[Stored items]

━━━━━━━━━━

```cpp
extern "C" int ic3_lstm_gates_backward(float* xh, int ldx, const float* h_prev, const float* lstm_wp, const void* lstm_wp3, const float* bias, const float* c_prev,
                                       const float* dh, const float* dc, float* dgates, float* dc_prev, float* dbias_partials,
                                       int accumulate, int R, int H, ic3_stream stream)
{
    return gates_backward_impl(xh, ldx, h_prev, lstm_wp, lstm_wp3, bias, c_prev, dh, dc, dgates, dc_prev, dbias_partials, accumulate,
                               nullptr, nullptr, R, H, stream);
}

extern "C" int ic3_lstm_gates_backward_dx(float* xh, int ldx, const float* h_prev, const float* lstm_wp, const void* lstm_wp3,
                                          const void* lstm_wp3_bwd, const float* bias, const float* c_prev, const float* dh,
                                          const float* dc, float* dgates, float* dc_prev, float* dbias_partials, int accumulate,
                                          float* dxh, int R, int H, ic3_stream stream)
{
    if (!lstm_wp3 || !lstm_wp3_bwd || !dxh)
        return ic3::fail(-22, "ic3_lstm_gates_backward_dx: needs the split planes of both products (lstm_wp3, lstm_wp3_bwd) and dxh");
    if (H != 64 && H != 128) return ic3::fail(-38, "ic3_lstm_gates_backward_dx: hid_size 64 / 128");
    return gates_backward_impl(xh, ldx, h_prev, lstm_wp, lstm_wp3, bias, c_prev, dh, dc, dgates, dc_prev, dbias_partials, accumulate,
                               lstm_wp3_bwd, dxh, R, H, stream);
}

extern "C" int ic3_lstm_gates_backward_given(const float* gates, float* xh, int ldx, const float* h_prev, const void* lstm_wp3_bwd,
                                             const float* c_prev, const float* dh, const float* dc, float* dgates, float* dc_prev,
                                             float* dbias_partials, int accumulate, float* dxh, const float* row_live,
                                             const float* row_keep, const float* dhead, const float* w_heads, int OT, int R, int H,
                                             ic3_stream stream)
{
    if (!gates) return ic3::fail(-22, "ic3_lstm_gates_backward_given: null gates");
    if ((dhead == nullptr) != (w_heads == nullptr) || (dhead && (OT < 1 || OT > 16)))
        return ic3::fail(-22, "ic3_lstm_gates_backward_given: dhead [R][OT] and w_heads [OT][H] come together, 1 <= OT <= 16");
    if (row_keep && !dc) return ic3::fail(-22, "ic3_lstm_gates_backward_given: row_keep scales dc");
    if ((lstm_wp3_bwd == nullptr) != (dxh == nullptr))
        return ic3::fail(-22, "ic3_lstm_gates_backward_given: lstm_wp3_bwd and dxh come together");
    if (H != 64 && H != 128 && H != 256) return ic3::fail(-38, "ic3_lstm_gates_backward_given: hid_size 64 / 128 / 256");
    if ((xh == nullptr) != (h_prev == nullptr))
        return ic3::fail(-22, "ic3_lstm_gates_backward_given: xh and h_prev come together (the copy into xh's h half) or not at all");
    return gates_backward_impl(xh, xh ? ldx : 2 * H, h_prev, nullptr, nullptr, nullptr, c_prev, dh, dc, dgates, dc_prev, dbias_partials,
                               accumulate, lstm_wp3_bwd, dxh, R, H, stream, gates, row_live, row_keep, dhead, w_heads, OT);
}

template <int H>
static auto gates_bwd_kernel_of(bool given, bool split)
{
    return given ? ic3::lstm_gates_bwd_kernel<H, 1, 1> : split ? ic3::lstm_gates_bwd_kernel<H, 1> : ic3::lstm_gates_bwd_kernel<H, 0>;
}

static int gates_backward_impl(float* xh, int ldx, const float* h_prev, const float* lstm_wp, const void* lstm_wp3, const float* bias,
                               const float* c_prev, const float* dh, const float* dc, float* dgates, float* dc_prev,
                               float* dbias_partials, int accumulate, const void* wb3, float* dxh, int R, int H, ic3_stream stream,
                               const float* gates, const float* row_live, const float* row_keep, const float* dhead,
                               const float* w_heads, int OT)
{
    using namespace ic3;
    if ((!gates && (!xh || !lstm_wp || !bias)) || !c_prev || (!dh && !gates) || !dgates || !dc_prev || R <= 0)
        return fail(-22, "ic3_lstm_gates_backward: null argument");
    if (!ic3_lstm_gates_backward_supported(H)) return fail(-38, "ic3_lstm_gates_backward: needs hid_size 64 / 128 / 256");
    if (ldx < 2 * H || (ldx & 3)) return fail(-22, "ic3_lstm_gates_backward: ldx must be a multiple of 4, >= 2 * hid_size");
    if ((long long)R * (ldx > 4 * H ? ldx : 4 * H) * 4 >= (1ll << 32))
        return fail(-22, "ic3_lstm_gates_backward: R * 4H floats must stay below 4 GB (32-bit buffer offsets)");
    const GatesBwdArgs a{ xh, h_prev, lstm_wp, lstm_wp3, bias, c_prev, dh, dc, dgates, dc_prev, dbias_partials, ldx, R, accumulate, wb3, dxh, gates, row_live, row_keep, dhead, w_heads, OT };
    const int tiles = (R + 63) / 64;
    const size_t lds = ((size_t)64 * (2 * H + 4) + 4 * H + (gates ? 64 * 16 : 0)) * sizeof(float);
    hipStream_t s = (hipStream_t)stream;
    const bool given = gates != nullptr, split = lstm_wp3 != nullptr;
    const auto kernel = H == 256 ? gates_bwd_kernel_of<256>(given, split)
                                 : H == 128 ? gates_bwd_kernel_of<128>(given, split) : gates_bwd_kernel_of<64>(given, split);
    if (const int rc = launch_kernel(kernel, dim3(tiles), dim3(2 * H), lds, s, a); rc < 0) return rc;
    return tiles;
}
```

Before: 283.7 million.

## Stage dgates as pre-split bf16 MFMA planes in LDS per gate

Instead of writing fp32 gate gradients into the shared A tile and splitting them into bf16 fragments inside every MFMA block, each thread now pairs values across lanes, splits them once into three bf16 planes, and writes them in MFMA fragment order. The dx GEMM then runs over four gate passes, each reading ready fragments with one vector LDS load per plane. The aim is to drop the repeated split work and strided LDS reads from the inner loop. The cost is more barriers (one per gate instead of two halves), extra cross-lane shuffles, and more registers held to keep three gates' gradients live.

```diff
diff --git a/ic3net_amd/csrc/gates_bwd.hip b/ic3net_amd/csrc/gates_bwd.hip
--- a/ic3net_amd/csrc/gates_bwd.hip
+++ b/ic3net_amd/csrc/gates_bwd.hip
@@ -238,9 +238,26 @@
 
     const float bi = GIVEN ? 0.f : slb[col], bf = GIVEN ? 0.f : slb[H + col], bg = GIVEN ? 0.f : slb[2 * H + col], bo = GIVEN ? 0.f : slb[3 * H + col];
     const bool dx = SPLIT != 0 && a.dxh != nullptr;
-    float keep_g[2][16], keep_o[2][16];
+    float keep[3][2][16];
     const bool heads_in = GIVEN != 0 && a.dhead != nullptr;
     if (dx || heads_in) __syncthreads();
+    unsigned* const planes = reinterpret_cast<unsigned*>(smem);
+    const int odd = li & 1, pc0 = col & ~1;
+    const int pbase = (pc0 >> 4) * 1536 + (odd + 4 * lh + 32 * ((pc0 >> 3) & 1)) * 4 + ((pc0 & 7) >> 1);
+    auto plane_pair = [&](int rt, int pr, float d0, float d1) __attribute__((always_inline)) {
+        const float got = __shfl_xor(odd ? d0 : d1, 1);
+        const gb_f32x2 x = odd ? gb_f32x2{ got, d1 } : gb_f32x2{ d0, got };
+        unsigned p1, p2, p3;
+        gb_split_pair(x, p1, p2, p3);
+        unsigned* const dst = planes + pbase + rt * 768 + (((2 * pr) & 3) + 8 * (pr >> 1)) * 4;
+        dst[0] = p1;
+        dst[256] = p2;
+        dst[512] = p3;
+    };
+    auto plane_write = [&](int rt, const float (&d)[16]) __attribute__((always_inline)) {
+#pragma unroll
+        for (int pr = 0; pr < 8; ++pr) plane_pair(rt, pr, d[2 * pr], d[2 * pr + 1]);
+    };
     float wh[16] = {};
     if constexpr (GIVEN != 0) {
         if (heads_in) {
@@ -262,7 +279,7 @@
     float si = 0.f, sf = 0.f, sg = 0.f, so = 0.f;
 #pragma unroll
     for (int rt = 0; rt < 2; ++rt) {
-        float dhv[16], dcv[16], gin[GIVEN ? 4 : 1][16];
+        float dhv[16], dcv[16], gin[GIVEN ? 4 : 1][16], di_even = 0.f;
 #pragma unroll
         for (int reg = 0; reg < 16; ++reg) {
             const int lc = 32 * rt + (reg & 3) + 8 * (reg >> 2);
@@ -315,11 +332,18 @@
             gb_store1(dct * f, rdp, voff, lc * H * 4);
             if constexpr (SPLIT != 0) {
                 if (dx) {
-                    const int lr = lc + 4 * lh;
-                    As[lr * LDA + col] = di;
-                    As[lr * LDA + H + col] = df;
-                    keep_g[rt][reg] = dg;
-                    keep_o[rt][reg] = dO;
+                    float ki = di, kf = df, kg = dg, ko = dO;
+                    if constexpr (GIVEN == 0) {
+                        IC3_OPAQUE_VGPR(ki);
+                        IC3_OPAQUE_VGPR(kf);
+                        IC3_OPAQUE_VGPR(kg);
+                        IC3_OPAQUE_VGPR(ko);
+                    }
+                    if (reg & 1) plane_pair(rt, reg >> 1, di_even, ki);
+                    else di_even = ki;
+                    keep[0][rt][reg] = kf;
+                    keep[1][rt][reg] = kg;
+                    keep[2][rt][reg] = ko;
                 }
             }
             si += di;
@@ -330,7 +354,8 @@
     }
     if constexpr (SPLIT != 0) {
         if (dx) {
-            constexpr int KB16B = 4 * H / 16, NCT = 2 * H / 32, KBH = K / 16;
+            constexpr int KB16B = 4 * H / 16, NCT = 2 * H / 32, KBG = H / 16;
+            const gb_u32x4* const planes4 = reinterpret_cast<const gb_u32x4*>(smem);
             const __amdgpu_buffer_rsrc_t rwb = gb_rsrc(a.wb3, (long long)3 * 4 * H * 2 * H * 2);
             const int wu = __builtin_amdgcn_readfirstlane(w);
             auto wb = [&](int pl, int kg, int ct) __attribute__((always_inline)) {
@@ -349,10 +374,10 @@
                     for (int i = 0; i < 16; ++i) acc[rt][ct][i] = 0.0f;
             auto blockdx = [&](int kb, int kg) __attribute__((always_inline)) {
                 gb_u32x4 ap[2][3];
-                const gb_f32x4* s0 = As4 + li * LDA4 + 4 * kb + 2 * lh;
-                const gb_f32x4* s1 = As4 + (32 + li) * LDA4 + 4 * kb + 2 * lh;
-                gb_split_frag(s0[0], s0[1], ap[0]);
-                gb_split_frag(s1[0], s1[1], ap[1]);
+#pragma unroll
+                for (int rt = 0; rt < 2; ++rt)
+#pragma unroll
+                    for (int pl = 0; pl < 3; ++pl) ap[rt][pl] = planes4[((2 * kb + rt) * 3 + pl) * 64 + lane];
 #pragma unroll
                 for (int pb = 0; pb < 3; ++pb)
 #pragma unroll
@@ -366,21 +391,17 @@
                         __builtin_amdgcn_sched_barrier(0);
                     }
             };
-            __syncthreads();
+#pragma unroll
+            for (int gate = 0; gate < 4; ++gate) {
+                if (gate > 0) {
+                    __syncthreads();
+                    plane_write(0, keep[gate - 1][0]);
+                    plane_write(1, keep[gate - 1][1]);
+                }
+                __syncthreads();
 #pragma unroll 1
-            for (int kb = 0; kb < KBH; ++kb) blockdx(kb, kb);
-            __syncthreads();
-#pragma unroll
-            for (int rt = 0; rt < 2; ++rt)
-#pragma unroll
-                for (int reg = 0; reg < 16; ++reg) {
-                    const int lr = 32 * rt + (reg & 3) + 8 * (reg >> 2) + 4 * lh;
-                    As[lr * LDA + col] = keep_g[rt][reg];
-                    As[lr * LDA + H + col] = keep_o[rt][reg];
-                }
-            __syncthreads();
-#pragma unroll 1
-            for (int kb = 0; kb < KBH; ++kb) blockdx(kb, KBH + kb);
+                for (int kb = 0; kb < KBG; ++kb) blockdx(kb, gate * KBG + kb);
+            }
             const __amdgpu_buffer_rsrc_t rdx = gb_rsrc(a.dxh + r0 * K, (long long)rows * K * 4);
 #pragma unroll
             for (int rt = 0; rt < 2; ++rt)
```

Result: no change. 282.5 million (-0.4%).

━━━━━━━━━━

TASK OBJECTIVE
Within the data above, find the lines that contain the word "tiles" and copy each of them.

SOLVED EXERCISE
    const int tiles = (R + 63) / 64;
    if (const int rc = launch_kernel(kernel, dim3(tiles), dim3(2 * H), lds, s, a); rc < 0) return rc;
    return tiles;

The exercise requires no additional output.